= Task item =
Report each line from the data below that holds the word "tolerance".

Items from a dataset
►

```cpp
int rp_destroy(rp_engine* e) {
  if (!e) return fail("rp_destroy: null engine");
  delete E(e);
  return 0;
}
int rp_reset(rp_engine* e, const uint8_t* mask) { return e ? E(e)->reset(mask) : fail("null engine"); }
int rp_set(rp_engine* e, rp_field f, const void* src) { return e ? E(e)->set(f, src) : fail("null engine"); }
int rp_get(rp_engine* e, rp_field f, void* dst) { return e ? E(e)->get(f, dst) : fail("null engine"); }
int rp_step(rp_engine* e, int n_substeps, uint32_t* key_trace) {
  return e ? E(e)->step(n_substeps, key_trace, 0) : fail("null engine");
}
int rp_forward(rp_engine* e) { return e ? E(e)->step(0, nullptr, 1) : fail("null engine"); }
int rp_step_masked(rp_engine* e, int n_substeps, uint32_t* key_trace, const uint8_t* reset_mask) {
  return e ? E(e)->step(n_substeps, key_trace, 0, reset_mask) : fail("null engine");
}
int rp_set_solver_limits(rp_engine* e, int max_newton_iter, int max_ls_iter) {
  if (!e) return fail("null engine");
  E(e)->limits(max_newton_iter, max_ls_iter);
  return 0;
}
int rp_profile(rp_engine* e, long long* out, int n, int enable) {
  return e ? E(e)->profile(out, n, enable) : fail("null engine");
}
int rp_set_mpr_tolerance(rp_engine* e, double tolerance, double polytope_tolerance) {
  if (!e) return fail("null engine");
  E(e)->mpr_tolerances(tolerance, polytope_tolerance);
  return 0;
}
int rp_set_solver_tolerance(rp_engine* e, double tolerance, double ls_tolerance) {
  if (!e) return fail("null engine");
  E(e)->tolerances(tolerance, ls_tolerance);
  return 0;
}
int rp_set_lazy_position_stage(rp_engine* e, int on) {
  if (!e) return fail("null engine");
  E(e)->lazy_position = on != 0;
  return 0;
}
int rp_set_legacy_step(rp_engine* e, int on) {
  if (!e) return fail("null engine");
  E(e)->legacy_step = on != 0;
  return 0;
}
int rp_set_acc_sensors(rp_engine* e, int on) { return e ? E(e)->acc_sensors(on) : fail("null engine"); }
int rp_set_lean_solver(rp_engine* e, int on) { return e ? E(e)->lean_solver(on) : fail("null engine"); }
int rp_set_fused_substeps(rp_engine* e, int on) { return e ? E(e)->fused_substeps(on) : fail("null engine"); }
int rp_get_fused_substeps(rp_engine* e) { return e ? E(e)->fused_substeps_on() : fail("null engine"); }
int rp_set_split_position_stage(rp_engine* e, int on) { return e ? E(e)->split_position(on) : fail("null engine"); }
int rp_get_split_position_stage(rp_engine* e) { return e ? E(e)->split_position_on() : fail("null engine"); }
int rp_set_stream_slices(rp_engine* e, int n) {
  if (!e) return fail("null engine");
  if (n != 0 && n != 1 && n != 2 && n != 3 && n != 4) return fail("rp_set_stream_slices: 0 (automatic), 1, 2, 3 or 4");
  E(e)->n_slices = n;
  return 0;
}
int rp_set_cost_ordered_launch(rp_engine* e, int on) {
  if (!e) return fail("null engine");
  E(e)->cost_order = on != 0;
  return 0;
}
int rp_sync(rp_engine* e) {
  if (!e) return fail("null engine");
  HIP_OK(hipSetDevice(E(e)->device));
  HIP_OK(hipStreamSynchronize(E(e)->stream));
  return 0;
}
int rp_set_stream(rp_engine* e, void* hip_stream) {
  if (!e) return fail("null engine");
  EngineBase* b = E(e);
  HIP_OK(hipSetDevice(b->device));
  HIP_OK(hipStreamSynchronize(b->stream));
  for (int i = 0; i < EngineBase::kRing; i++) b->harvest(i, true);
  if (b->own_stream && b->stream) HIP_OK(hipStreamDestroy(b->stream));
  b->stream = (hipStream_t)hip_stream;
  b->own_stream = false;
  return 0;
}
int rp_field_ptr(rp_engine* e, rp_field f, void** ptr, size_t* bytes) {
  if (!e || !ptr || !bytes) return fail("null argument");
  return E(e)->field_ptr(f, ptr, bytes);
}
// ... 55 lines not shown
```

◄

= Answer for this exercise =
int rp_set_mpr_tolerance(rp_engine* e, double tolerance, double polytope_tolerance) {
  E(e)->mpr_tolerances(tolerance, polytope_tolerance);
int rp_set_solver_tolerance(rp_engine* e, double tolerance, double ls_tolerance) {
  E(e)->tolerances(tolerance, ls_tolerance);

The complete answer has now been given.